How to manage done in a batched custom Env?

Jean-Marc_Fauche · August 20, 2025, 11:46pm

Hi, In a batched Env, we have different trajectories. So at the end of step,for a batch_size of 3 we could have done = False,False,True. But in this case, the _reset function received a tensordict with only a ‘_reset’ key with a copy of done tensor. How to apply the “done” only to the 3th(the True one)? How to keep trace of others elements (the False ones)? In the pendulum tutorial at _step we have: done = torch.zeros_like(reward, dtype=torch.bool) because Env is non terminating but imagine if we want to have a done if angle is outside some limits?

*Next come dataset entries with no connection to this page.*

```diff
+MTSV_WS_HD inline uint32_t align_bytes(uint32_t hi, uint32_t lo, uint32_t sh) {
+#if defined(__HIP_DEVICE_COMPILE__)
+    return __builtin_amdgcn_alignbyte(hi, lo, sh);
+#else
+    return (uint32_t)((((uint64_t)hi << 32) | lo) >> (8 * (sh & 3u)));
+#endif
+}
+
+MTSV_WS_HD inline wchunk stream_orient(const wchunk& v, uint32_t sel) {
+    wchunk r;
+    r.x = perm_bytes(v.w, v.x, sel);
+    r.y = perm_bytes(v.z, v.y, sel);
+    r.z = perm_bytes(v.y, v.z, sel);
+    r.w = perm_bytes(v.x, v.w, sel);
+    return r;
+}
+
+MTSV_WS_HD inline wchunk stream_cols(const wchunk& a, const wchunk& b, uint32_t off) {
+    const uint32_t dsel = off >> 2, sh = off & 3u;
+    const uint32_t e0 = dsel == 0 ? a.x : dsel == 1 ? a.y : dsel == 2 ? a.z : a.w;
+    const uint32_t e1 = dsel == 0 ? a.y : dsel == 1 ? a.z : dsel == 2 ? a.w : b.x;
+    const uint32_t e2 = dsel == 0 ? a.z : dsel == 1 ? a.w : dsel == 2 ? b.x : b.y;
+    const uint32_t e3 = dsel == 0 ? a.w : dsel == 1 ? b.x : dsel == 2 ? b.y : b.z;
+    const uint32_t e4 = dsel == 0 ? b.x : dsel == 1 ? b.y : dsel == 2 ? b.z : b.w;
+    wchunk r;
+    r.x = align_bytes(e1, e0, sh);
+    r.y = align_bytes(e2, e1, sh);
+    r.z = align_bytes(e3, e2, sh);
+    r.w = align_bytes(e4, e3, sh);
+    return r;
+}
+
+struct StreamRegs {
+    wchunk ch[kStreamGroup + 1];
+    uint32_t first;
+};
+
+template <class Load>
+MTSV_WS_HD inline void stream_prime(StreamRegs& s, Load&& load) {
+    s.first = 0;
+#ifdef __HIP_DEVICE_COMPILE__
+#pragma unroll
+#endif
+    for (uint32_t q = 0; q <= kStreamGroup; q++) s.ch[q] = load(q);
+}
+
+template <class Load>
+MTSV_WS_HD inline void stream_refill(StreamRegs& s, Load&& load) {
+    s.first += kStreamGroup;
+    s.ch[0] = s.ch[kStreamGroup];
+#ifdef __HIP_DEVICE_COMPILE__
+#pragma unroll
+#endif
+    for (uint32_t q = 1; q <= kStreamGroup; q++) s.ch[q] = load(s.first + q);
+}
+
+template <class Load>
+MTSV_WS_HD inline wchunk stream_next_cols(StreamRegs& s, uint32_t off, uint32_t i, Load&& load) {
+    const uint32_t p = (i + 1u) % kStreamGroup;
+    const wchunk r = stream_cols(s.ch[p], s.ch[p + 1u], off);
+    if (i == kStreamGroup - 2u) stream_refill(s, load);
+    return r;
+}
+
+}
```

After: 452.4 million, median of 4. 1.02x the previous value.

How to manage this in the _reset function?

Jean-Marc_Fauche · August 22, 2025, 2:01am

The solution is:

    def _reset(self, tensordict):
        td = self.gen_params(batch_size=self.batch_size)

        # in _reset function 1st Define a output tensordict (I named 'out') 
        # witch
        # init all keys ... for example:

        val1 = torch.zeros(td.shape, device = self.device)
        val2 = torch.ones(td.shape, device = self.device)

        out = TensorDict({"params": td["params"],
                          "val1": val1,
                          "val2": val2,
                          "action_mask":new_action_mask},
                         batch_size=td.shape,)

        # Then if reset after a step we have only 'the reset' key in
        # tensordict. It contain the done mask we must apply on 'out'

        if tensordict is not None and '_reset' in tensordict.keys():
            reset_mask = tensordict["_reset"].squeeze(-1)
            for key, val in out.items():
                if key == 'action_mask':
                    #in my case I have to unsqueeze 'action_mask' 
                    tensordict.set(key,
                                   torch.where(reset_mask.unsqueeze(-1),
                                               val,
                                               out.get(key)) )
                else:                    
                    tensordict.set(key,
                                   torch.where(reset_mask,
                                               val,
                                               out.get(key)) )
                
            tensordict["_reset"] = torch.zeros_like(tensordict["_reset"])

        else:
            tensordict = out
        return tensordict
       
        # And torchrl make the job after  ...

Jean-Marc_Fauche · August 23, 2025, 2:09am

Hum, not sure that

tensordict["_reset"] = torch.zeros_like(tensordict["_reset"])

is a good idea… because I don’t understand well it’s role in _reset_proc_data and _reset_check_done (torchrl/envs/common.py EnvBase) !
And what’s about:

# allow_done_after_reset (bool, optional): if ``True``, an environment can
# be done after a call to :meth:`reset` is made. Defaults to ``False``.

and

# auto_reset (bool, optional): if ``True``, the env is assumed to reset 
# automatically when done. Defaults to ``False``.

…?

vmoens · August 25, 2025, 6:37am

In Torchrl’s batched envs (if this is what we are talking about) like Parallel or Serial, the “_reset” entry instructs step_and_maybe_reset as well as reset to just run over the elements that are marked as reset. The former method will make sure that everything is masked properly such that your data is returned to you as it should! To convince yourself that everything runs fine you can append a StepCounter transform and check that the step count is reset only for the done env.